> Your assignment: Exact repetition of every record is required.
# # # #
@@ -638,6 +639,7 @@
       if (++rs == kRawStages) { rs = 0; rph ^= 1; }
       if (++os == kOpStages) { os = 0; oph ^= 1; }
     }
+    if (issuer) griddep_launch_dependents();
     if (warp == kEWarp) {
       const uint32_t es = esum();
       double sy = ld_shared_f64(es), syy = ld_shared_f64(es + 256), cnt = ld_shared_f64(es + 512);
@@ -670,6 +672,8 @@
                    int ew, int d2, double* S, unsigned int* sync, const TcFinal fin) {
   __shared__ double quarter[kFinalizeThreads];
   __shared__ double c_s[kMaxD + 1];
+  griddep_wait();
+  griddep_launch_dependents();
   for (int j = threadIdx.x; j <= kMaxD; j += blockDim.x) c_s[j] = (double)shift[j];
   {
     constexpr int epb = kFinalizeThreads / 4;
@@ -859,28 +863,34 @@
   const bool d2 = split && !rawb;
   decltype(&gram_tc_kernel<float, 0, false>) kernel = nullptr;
   uint32_t smem = TcGeo<false>::kSmemBytes;
+  int variant = 0;
   with_rows(x_dtype, X, [&](auto* Xr) {
     using T = row_t<decltype(Xr)>;
     return with_int<0, 1>(split, [&](auto SP) {
       constexpr bool kSplit = decltype(SP)::value;
       if (d != 128) kernel = gram_tc_kernel<T, 0, kSplit>;
-      else if (ew == 16) kernel = gram_tc_kernel<T, 128, kSplit, false, 16>;
-      else kernel = gram_tc_kernel<T, 128, kSplit>;
+      else if (ew == 16) { kernel = gram_tc_kernel<T, 128, kSplit, false, 16>; variant = 1; }
+      else { kernel = gram_tc_kernel<T, 128, kSplit>; variant = 2; }
       if constexpr (std::is_same_v<T, __nv_bfloat16>) {
         if (rawb) {
           kernel = gram_tc_kernel<T, 128, kSplit, true>;
           smem = TcGeo<true>::kSmemBytes;
+          variant = 3;
         }
       }
       return B2_OK;
     });
   });
-  B2_CUDA(cudaFuncSetAttribute(kernel, cudaFuncAttributeMaxDynamicSharedMemorySize, smem));
+  const uint32_t instance = 1u << (variant + 4 * (split ? 1 : 0) + 8 * (x_dtype == B2_F32 ? 0 : 1));
+  if (!(ctx->gram_attr_set & instance)) {
+    B2_CUDA(cudaFuncSetAttribute(kernel, cudaFuncAttributeMaxDynamicSharedMemorySize, smem));
+    ctx->gram_attr_set |= instance;
+  }
   const int pair = ctx->k_pairs % kKernelEventPairs;
   B2_CUDA(cudaEventRecord(ctx->ev_k[pair][0], ctx->stream));
-  kernel<<<grid, kThreads, smem, ctx->stream>>>(tmX, tmY, tmM, tc.y_map_2d, mask != nullptr ? 1 + tc.m_map_2d : 0, keep,
-                                                n, d, pack, d_in, ctx->shift, chunk_tiles, ctx->tc_part, wait_ns, dbg);
-  B2_CUDA(cudaGetLastError());
+  B2_CUDA(launch_chained(kernel, dim3(grid), dim3(kThreads), smem, ctx->stream, false, tmX, tmY, tmM, tc.y_map_2d,
+                         mask != nullptr ? 1 + tc.m_map_2d : 0, keep, n, d, pack, d_in, (const float*)ctx->shift,
+                         chunk_tiles, ctx->tc_part, wait_ns, dbg));
   B2_CUDA(cudaEventRecord(ctx->ev_k[pair][1], ctx->stream));
   ctx->k_pairs += 1;
 
@@ -892,20 +902,9 @@
     fin.n_ranks = ctx->n_ranks; fin.rank = ctx->rank; fin.epoch = scatter_epoch;
     for (int r = 0; r < kMaxRanks; ++r) fin.peers.p[r] = ctx->xchg_peer[r];
   }
-  {
-    cudaLaunchConfig_t cfg;
-    memset(&cfg, 0, sizeof(cfg));
-    cfg.gridDim = dim3(kFinalizeCtas < sms ? kFinalizeCtas : sms);
-    cfg.blockDim = dim3(kFinalizeThreads); cfg.dynamicSmemBytes = 0; cfg.stream = ctx->stream;
-    cudaLaunchAttribute attr[1];
-    attr[0].id = cudaLaunchAttributeCooperative;
-    attr[0].val.cooperative = 1;
-    cfg.attrs = attr; cfg.numAttrs = 1;
-    const double* part_arg = ctx->tc_part;
-    const float* shift_arg = ctx->shift;
-    B2_CUDA(cudaLaunchKernelEx(&cfg, tc_finalize_kernel, part_arg, grid, ctx->tc_red, shift_arg, d_in, pack, ew,
-                               d2 ? 1 : 0, ctx->S, ctx->tc_sync, fin));
-  }
+  B2_CUDA(launch_chained(tc_finalize_kernel, dim3(kFinalizeCtas < sms ? kFinalizeCtas : sms), dim3(kFinalizeThreads), 0,
+                         ctx->stream, true, (const double*)ctx->tc_part, grid, ctx->tc_red, (const float*)ctx->shift, d_in,
+                         pack, ew, d2 ? 1 : 0, ctx->S, ctx->tc_sync, fin));
   ctx->launches += 2;
   return B2_OK;
 }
# # # #
> Written answer:
@@ -638,6 +639,7 @@
       if (++rs == kRawStages) { rs = 0; rph ^= 1; }
       if (++os == kOpStages) { os = 0; oph ^= 1; }
     }
+    if (issuer) griddep_launch_dependents();
     if (warp == kEWarp) {
       const uint32_t es = esum();
       double sy = ld_shared_f64(es), syy = ld_shared_f64(es + 256), cnt = ld_shared_f64(es + 512);
@@ -670,6 +672,8 @@
                    int ew, int d2, double* S, unsigned int* sync, const TcFinal fin) {
   __shared__ double quarter[kFinalizeThreads];
   __shared__ double c_s[kMaxD + 1];
+  griddep_wait();
+  griddep_launch_dependents();
   for (int j = threadIdx.x; j <= kMaxD; j += blockDim.x) c_s[j] = (double)shift[j];
   {
     constexpr int epb = kFinalizeThreads / 4;
@@ -859,28 +863,34 @@
   const bool d2 = split && !rawb;
   decltype(&gram_tc_kernel<float, 0, false>) kernel = nullptr;
   uint32_t smem = TcGeo<false>::kSmemBytes;
+  int variant = 0;
   with_rows(x_dtype, X, [&](auto* Xr) {
     using T = row_t<decltype(Xr)>;
     return with_int<0, 1>(split, [&](auto SP) {
       constexpr bool kSplit = decltype(SP)::value;
       if (d != 128) kernel = gram_tc_kernel<T, 0, kSplit>;
-      else if (ew == 16) kernel = gram_tc_kernel<T, 128, kSplit, false, 16>;
-      else kernel = gram_tc_kernel<T, 128, kSplit>;
+      else if (ew == 16) { kernel = gram_tc_kernel<T, 128, kSplit, false, 16>; variant = 1; }
+      else { kernel = gram_tc_kernel<T, 128, kSplit>; variant = 2; }
       if constexpr (std::is_same_v<T, __nv_bfloat16>) {
         if (rawb) {
           kernel = gram_tc_kernel<T, 128, kSplit, true>;
           smem = TcGeo<true>::kSmemBytes;
+          variant = 3;
         }
       }
       return B2_OK;
     });
   });
-  B2_CUDA(cudaFuncSetAttribute(kernel, cudaFuncAttributeMaxDynamicSharedMemorySize, smem));
+  const uint32_t instance = 1u << (variant + 4 * (split ? 1 : 0) + 8 * (x_dtype == B2_F32 ? 0 : 1));
+  if (!(ctx->gram_attr_set & instance)) {
+    B2_CUDA(cudaFuncSetAttribute(kernel, cudaFuncAttributeMaxDynamicSharedMemorySize, smem));
+    ctx->gram_attr_set |= instance;
+  }
   const int pair = ctx->k_pairs % kKernelEventPairs;
   B2_CUDA(cudaEventRecord(ctx->ev_k[pair][0], ctx->stream));
-  kernel<<<grid, kThreads, smem, ctx->stream>>>(tmX, tmY, tmM, tc.y_map_2d, mask != nullptr ? 1 + tc.m_map_2d : 0, keep,
-                                                n, d, pack, d_in, ctx->shift, chunk_tiles, ctx->tc_part, wait_ns, dbg);
-  B2_CUDA(cudaGetLastError());
+  B2_CUDA(launch_chained(kernel, dim3(grid), dim3(kThreads), smem, ctx->stream, false, tmX, tmY, tmM, tc.y_map_2d,
+                         mask != nullptr ? 1 + tc.m_map_2d : 0, keep, n, d, pack, d_in, (const float*)ctx->shift,
+                         chunk_tiles, ctx->tc_part, wait_ns, dbg));
   B2_CUDA(cudaEventRecord(ctx->ev_k[pair][1], ctx->stream));
   ctx->k_pairs += 1;
 
@@ -892,20 +902,9 @@
     fin.n_ranks = ctx->n_ranks; fin.rank = ctx->rank; fin.epoch = scatter_epoch;
     for (int r = 0; r < kMaxRanks; ++r) fin.peers.p[r] = ctx->xchg_peer[r];
   }
-  {
-    cudaLaunchConfig_t cfg;
-    memset(&cfg, 0, sizeof(cfg));
-    cfg.gridDim = dim3(kFinalizeCtas < sms ? kFinalizeCtas : sms);
-    cfg.blockDim = dim3(kFinalizeThreads); cfg.dynamicSmemBytes = 0; cfg.stream = ctx->stream;
-    cudaLaunchAttribute attr[1];
-    attr[0].id = cudaLaunchAttributeCooperative;
-    attr[0].val.cooperative = 1;
-    cfg.attrs = attr; cfg.numAttrs = 1;
-    const double* part_arg = ctx->tc_part;
-    const float* shift_arg = ctx->shift;
-    B2_CUDA(cudaLaunchKernelEx(&cfg, tc_finalize_kernel, part_arg, grid, ctx->tc_red, shift_arg, d_in, pack, ew,
-                               d2 ? 1 : 0, ctx->S, ctx->tc_sync, fin));
-  }
+  B2_CUDA(launch_chained(tc_finalize_kernel, dim3(kFinalizeCtas < sms ? kFinalizeCtas : sms), dim3(kFinalizeThreads), 0,
+                         ctx->stream, true, (const double*)ctx->tc_part, grid, ctx->tc_red, (const float*)ctx->shift, d_in,
+                         pack, ew, d2 ? 1 : 0, ctx->S, ctx->tc_sync, fin));
   ctx->launches += 2;
   return B2_OK;
 }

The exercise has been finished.